I’m not someone who came to ecology as a kid or always dreamt of being a professor. I happened upon research as a result of summer research grants that I received as an undergraduate. Thanks to these awards, I helped design experiments, analyze data, presented at student conferences, and published my first paper. I fell in love with the intellectual puzzles and developed a passion for nature. This love of research led me to spend the last 12 years as a PhD student, as a postdoctoral fellow, and finally as an assistant professorship. Over these years, I’ve lived in three countries and six cities. In every place, I met amazing friends, colleagues, and mentors; I even met my husband in grad school.

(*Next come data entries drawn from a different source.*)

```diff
diff --git a/p1_amd/csrc/scan_pack.hpp b/p1_amd/csrc/scan_pack.hpp
--- a/p1_amd/csrc/scan_pack.hpp
+++ b/p1_amd/csrc/scan_pack.hpp
@@ -71,6 +71,20 @@
   return P;
 }
 
+enum ScanObject { kScanObjMain = 0, kScanObjTab = 1, kScanObjCount = 2 };
+inline const char* scan_object_name(int o) { return o == kScanObjTab ? "tab" : "main"; }
+constexpr int kTabObjMinK = 5;
+
+inline ScanObject scan_object_of(const Plan& plan, const ScanPack& P, const ScanBatch& B) {
+  uint64_t all = 0, tab = 0;
+  for (size_t j = 0; j < B.count; ++j) {
+    const Launch& L = plan.launches[P.order[B.first + j]];
+    all += L.nonces;
+    if (L.fast && L.mode == 5 && L.tabk >= kTabObjMinK) tab += L.nonces;
+  }
+  return tab > all - tab ? kScanObjTab : kScanObjMain;
+}
+
 inline std::string fill_segments(const Plan& plan, const ScanPack& P, const ScanBatch& B, const uint64_t* tabptr,
                                  Segment* segs, ScanCounters& c) {
   uint32_t block0 = 0;
```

Which is to say that my adult life is interwoven with my academic career. That’s probably why the decision to leave my job as an assistant professor at the University of North Carolina feels like a personal loss. Getting a faculty position is the holy grail for a lot of people, and certainly was for me. But there are also well-known downsides to being on the tenure track, and the academy struggles with inequities related to race, gender, class, and health. I learnt that suffering is an accepted (and even expected) part of academia: faculty jobs are rare and highly desired, and if you get one, you are expected to put up with this suffering, otherwise you look ungrateful, unreasonable. That’s why academics tell war stories- about how we moved every year for ten years, how we lived in a state we hated before finding our dream job, about how we were a postdoc for ten years, or how we lived apart from out partner for five years. And – of course – the take home is that in the long run it will be worth it.
Or at least that’s the message, and what I believed for a long time. I thought that after I got a tenure-track job, I could settle down and make long term plans, that the rejections and reviews wouldn’t eat away at me quite so much, that I could work out better work/life balance. But after 3 years of being a professor, I realized that I’m suffering more, not less: I feel burnt out, unfulfilled, and doing less and less of what I got me into research. Like many, I also faced a seemingly unsolvable two-body problem. And as much as I enjoy everyone’s stories of how someone they know lived apart from their partner for multiple years, I see that as a cautionary (and depressing) tale. The cavalier ‘just give it another year’ (subtext: and then it will be worth it) is just not enough anymore.
Pandemic and university shutdowns gave me some time to reflect. The border was closing with my husband on the other side of it, and none of this seemed worthwhile. At one point a spousal hire for my husband had been on the table (which I was incredibly grateful for!), but the terms constantly changed, and nothing was set in stone. Maybe it would depend on job offers (mine or his or both?), then suddenly it was about money I brought in (until I got a big grant, I was told this was unlikely to be of interest to the department or dean). Maybe if I got tenure? At one point the department chair announced new hires at a faculty meeting and my husband’s name was listed. This was news to us. There had been no formal offer, only vague conversations. Upon inquiring if there was new information we should know about, it turned out the chair had included him to help foster “community spirit”. It seemed we were going nowhere.
I might have limped along for a while, but of course this wasn’t the only problem. And even if a job did open up at UNC for my partner, we realized that it was unlikely to be enough to make me stay. The stress of starting a lab, living alone, the uncertainty of the future, and the increasing feeling of being unsupported lead to worsening depression, migraines, and insomnia. But the straw/camel event for me was that the department chair, despite what I am told is a positive report from my reappointment committee, decided that I wasn’t an important part of the department. None of this should have been a surprise to me based on our earlier interactions, and my reappointment did go through despite his critiques of my CV. But it was just too much, too poorly dealt with, on top of everything else.
To be clear, it’s 100% my decision to go. Someone else might have a stronger constitution, different needs, a different family situation, and made out just fine. I’m probably not as well suited to academia as some. And though I love research, I realized that the cost-benefit relationship has been shifting for years, to the point where what I wanted (less stress, settling down, time to really think about research) wasn’t attainable. And sure, I could look for another faculty position, but the post-Covid market is bleak, and nothing guarantees the two-body problem is solved or anything is different anywhere else. So I resigned. In the short meeting (<10 minutes) where I conveyed this info, the department chair didn’t even bother to ask me why. That hurt (and also pissed me off a little). But I think I will be okay. I could have kept fighting for to be in academia, hoping that ‘things will work out in the long run’, or I could make the changes I needed and be happy now. So that’s what I did.